Furthermore, as this Court noted when rejecting Laverdure's appeal of the district court's denial of his Rule 35 motion, he failed to present any new or additional information in support of his motion. Laverdure, Docket Nos. 46951, 46952, 46953, 46954 at *2. The presentation of new or additional information is required for Rule 35 relief. State v. Huffman, 144 Idaho 201, 203, 159 P.3d 838, 840 (2007) ("When presenting a Rule 35 motion, the defendant must show that the sentence is excessive in light of new or additional information subsequently provided to the district court in support of the Rule 35 motion."). As a result, even if Laverdure's counsel had corrected the district court's reference to a "felony charge of rape," this fact would not have changed the outcome of Laverdure's Rule 35 motion. Because Laverdure failed to present any new or additional information in support of his Rule 35 motion, he was not entitled to relief under Rule 35 regardless of the court's misstatement or any correction thereof. Accordingly, Laverdure has not shown a genuine issue of material fact of a reasonable probability that he would have achieved a different result but for his counsel's allegedly deficient performance, and thus Laverdure has failed to present a prima facie claim of ineffective assistance of counsel.

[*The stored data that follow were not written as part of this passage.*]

struct RowReg { float4 f[kRowF]; };
DI float dot3_fma(f3 a, f3 b) { return __builtin_fmaf(a.z, b.z, __builtin_fmaf(a.y, b.y, a.x * b.x)); }
DI f3 fma3(f3 w, float s, f3 acc) { return mk3(__builtin_fmaf(w.x, s, acc.x), __builtin_fmaf(w.y, s, acc.y), __builtin_fmaf(w.z, s, acc.z)); }
DI float fused_delta(float rel, float eff, float rhs_eff) { return __builtin_fmaf(-rel, eff, rhs_eff); }
DI float fused_normal(float &cur, float dimp, float upper) {
    const float nw = __builtin_fminf(__builtin_fmaxf(cur + dimp, 0.0f), upper);
    const float applied = nw - cur;
    cur = nw;
    return applied;
}
DI void fused_circle(float &i0, float &i1, float max_len) {
    const float len2 = __builtin_fmaf(i1, i1, i0 * i0);
    if (len2 > max_len * max_len) {
        const float len = sqrtf(len2);
        const float sc = len > kEps ? max_len / len : 0.0f;
        i0 *= sc; i1 *= sc;
    }
}
template <bool FUSED>
DI void row_apply(Delta &d, const RowReg &r, float imp) {
    const f3 Jl = from4(r.f[0]);
    if (FUSED) {
        d.dvA = fma3(d.imA * Jl, imp, d.dvA);
        d.dvB = fma3(d.imB * (-Jl), imp, d.dvB);
        d.dwA = fma3(from4(r.f[3]), imp, d.dwA);
        d.dwB = fma3(from4(r.f[4]), imp, d.dwB);
    } else {
        d.dvA += d.imA * Jl * imp;
        d.dvB += d.imB * (-Jl) * imp;
        d.dwA += from4(r.f[3]) * imp;
        d.dwB += from4(r.f[4]) * imp;
    }
}
template <bool FUSED>
DI float row_relspeed(const Delta &d, const RowReg &r) {
    const f3 Jl = from4(r.f[0]);
    if (FUSED) return (dot3_fma(Jl, d.dvA) + dot3_fma(from4(r.f[1]), d.dwA)) + (dot3_fma(-Jl, d.dvB) + dot3_fma(from4(r.f[2]), d.dwB));
    return rel_speed(Jl, from4(r.f[1]), -Jl, from4(r.f[2]), d.dvA, d.dwA, d.dvB, d.dwB);
}
DI void friction_circle(float &i0, float &i1, float &di0, float &di1, float c0, float c1, float max_len) {
    const float len2 = i0 * i0 + i1 * i1;
    if (len2 > square(max_len)) {
        const float len = sqrtf(len2);
        if (len > kEps) { i0 = i0 / len * max_len; i1 = i1 / len * max_len; }
        else { i0 = 0; i1 = 0; }
        di0 = i0 - c0; di1 = i1 - c1;
    }
}
DI void normal_clamp(float &cur, float &dimp, float upper) {
    const float imp = cur + dimp;
    const bool lt = imp < 0.0f, gt = !lt && imp > upper;
    const float nw = lt ? 0.0f : (gt ? upper : imp);
    dimp = (lt || gt) ? nw - cur : dimp;
    cur = nw;
}
template <class L, bool WARM, bool FUSED>
DI void solve_normal_row(typename L::Acc &x, typename L::Row &r, float upper) {
    if (WARM) { L::template apply<FUSED>(x, r, L::imp(r)); return; }
    if (FUSED) {
        const float applied = fused_normal(L::imp(r), fused_delta(L::template relspeed<true>(x, r), L::eff(r), L::template rhs<true>(r)), upper);
        L::template apply<true>(x, r, applied);
// ... 126 lines not shown
        for (int f = 0; f < kXRowF; ++f) r.f[f] = rwx[xb + (size_t)(6 + f) * rcap];
        if (WARM) { xrow_apply(d, r, r.f[2].w); continue; }
        const float max_len = mu * R[k][0].f[2].w;
        float dimp = (r.f[1].w - xrow_relspeed(d, r)) * r.f[0].w;
        const float cur = r.f[2].w, imp = cur + dimp, lo = -max_len, hi = max_len;
        float out;
        if (imp < lo) { dimp = lo - cur; out = lo; }
        else if (imp > hi) { dimp = hi - cur; out = hi; }
        else out = imp;
        rwx[xb + 8 * (size_t)rcap].w = out;
        xrow_apply(d, r, dimp);
    }
}
template <bool WARM, int NP, bool PUSH, bool FUSED>
DI void contact_solve_np(uint32_t p, uint32_t np, const uint32_t *__restrict__ rbA, const uint32_t *__restrict__ rbB,
                         float4 *__restrict__ rw, uint32_t rcap, float4 *__restrict__ bdvw, const float *__restrict__ im,
                         float4 *__restrict__ rwx = nullptr) {
    uint32_t ia, ib;
    if (PUSH) { ia = rbA[2 * (size_t)p] & kSlotMask; ib = rbA[2 * (size_t)p + 1] & kSlotMask; }
    else { ia = rbA[p]; ib = rbB[p]; }
    RowReg R[NP][kRowsPerPoint];
    rows_load<NP>(R, rw, rcap, p);
    Delta d;
    {
        float4 va, wa, vb, wb;
        if (PUSH) { va = bdvw[dslot_at(2 * p, 0)]; wa = bdvw[dslot_at(2 * p, 1)]; vb = bdvw[dslot_at(2 * p + 1, 0)]; wb = bdvw[dslot_at(2 * p + 1, 1)]; }
        else { va = bdvw[2 * (size_t)ia]; wa = bdvw[2 * (size_t)ia + 1]; vb = bdvw[2 * (size_t)ib]; wb = bdvw[2 * (size_t)ib + 1]; }
        d.dvA = from4(va); d.dwA = from4(wa);
        d.dvB = from4(vb); d.dwB = from4(wb);
        if (PUSH) { d.imA = im[2 * (size_t)p]; d.imB = im[2 * (size_t)p + 1]; }
        else { d.imA = va.w; d.imB = vb.w; }
    }
    rows_solve<WARM, NP, FUSED>(d, R, np);
    if (rwx) extras_solve<WARM, NP>(d, R, np, rwx, rcap, p);
    if (!WARM) rows_store_impulses<NP>(R, rw, rcap, p, np);
    const float wA = PUSH ? 0.0f : d.imA, wB = PUSH ? 0.0f : d.imB;
    const size_t oa0 = PUSH ? dslot_at(ia, 0) : 2 * (size_t)ia, oa1 = PUSH ? dslot_at(ia, 1) : 2 * (size_t)ia + 1;
    const size_t ob0 = PUSH ? dslot_at(ib, 0) : 2 * (size_t)ib, ob1 = PUSH ? dslot_at(ib, 1) : 2 * (size_t)ib + 1;
    if (d.imA != 0) { bdvw[oa0] = to4(d.dvA, wA); bdvw[oa1] = to4(d.dwA, 0); }
    if (d.imB != 0) { bdvw[ob0] = to4(d.dvB, wB); bdvw[ob1] = to4(d.dwB, 0); }
}
template <bool WARM, bool PUSH, bool FUSED>
DI void contact_solve_lane(uint32_t p, uint32_t np, const uint32_t *__restrict__ rbA, const uint32_t *__restrict__ rbB,
                           float4 *__restrict__ rw, uint32_t rcap, float4 *__restrict__ bdvw, const float *__restrict__ im,
                           float4 *__restrict__ rwx = nullptr) {
    if (np > 2) contact_solve_np<WARM, 4, PUSH, FUSED>(p, np, rbA, rbB, rw, rcap, bdvw, im, rwx);
    else contact_solve_np<WARM, 2, PUSH, FUSED>(p, np, rbA, rbB, rw, rcap, bdvw, im, rwx);
}
struct Split { uint32_t e4, e3, e2; };
DI uint32_t np_of(uint32_t p, const Split &sp) { return p < sp.e4 ? 4u : (p < sp.e3 ? 3u : (p < sp.e2 ? 2u : 1u)); }
template <bool WARM, bool PUSH, bool FUSED>
__global__ void __launch_bounds__(64)
k_contact_solve(uint32_t start, uint32_t end, Split sp, const uint32_t *__restrict__ rbA, const uint32_t *__restrict__ rbB,
                float4 *__restrict__ rw, uint32_t rcap, float4 *__restrict__ bdvw, const float *__restrict__ im, float4 *__restrict__ rwx) {
    const uint32_t p = start + blockIdx.x * blockDim.x + threadIdx.x;
    if (p < end) contact_solve_lane<WARM, PUSH, FUSED>(p, np_of(p, sp), rbA, rbB, rw, rcap, bdvw, im, rwx);
}
struct TailRanges { uint32_t n; uint32_t start[kMaxColours]; uint32_t end[kMaxColours]; Split split[kMaxColours]; };
constexpr uint32_t kTailThreads = 256, kTailMax = 512;
template <bool WARM, bool PUSH, bool FUSED>
__global__ void __launch_bounds__(256)
k_contact_solve_tail(TailRanges tr, const uint32_t *rbA, const uint32_t *rbB, float4 *rw, uint32_t rcap, float4 *bdvw, const float *im, float4 *rwx) {
    for (uint32_t c = 0; c < tr.n; ++c) {
        for (uint32_t p = tr.start[c] + threadIdx.x; p < tr.end[c]; p += kTailThreads)
            contact_solve_lane<WARM, PUSH, FUSED>(p, np_of(p, tr.split[c]), rbA, rbB, rw, rcap, bdvw, im, rwx);
        __threadfence_block();
        __syncthreads();
    }
}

While the State did not directly address Laverdure's failure to present new or additional information in opposition to his post-conviction petition, the ruling that he was required but failed to present new or additional information in support of his Rule 35 motion is the law of the case in his underlying criminal case. See Laverdure, Docket Nos. 46951, 46952, 46953, 46954 at *2 ("Because no new or additional information in support of Laverdure's Rule 35 motion was presented, the district court did not abuse its discretion."). Laverdure cannot ignore this ruling in his underlying case to establish a factual question in his post-conviction case that the outcome of his Rule 35 motion would have been different if his counsel had objected to the district court's misstatement. See Stuart v. State, 136 Idaho 490, 495, 36 P.3d 1278, 1283 (2001) (noting that ruling necessary to decision becomes law of case and must be adhered to in subsequent proceedings). Despite any objection, the ruling in the underlying case remains that Laverdure was not entitled to Rule 35 relief because he failed to present new or additional information in support of his motion.
IV. CONCLUSION
The district court did not err in summarily dismissing Laverdure's petition for post-conviction relief. Accordingly, we affirm the judgment.
Chief Judge LORELLO and Judge GRATTON CONCUR.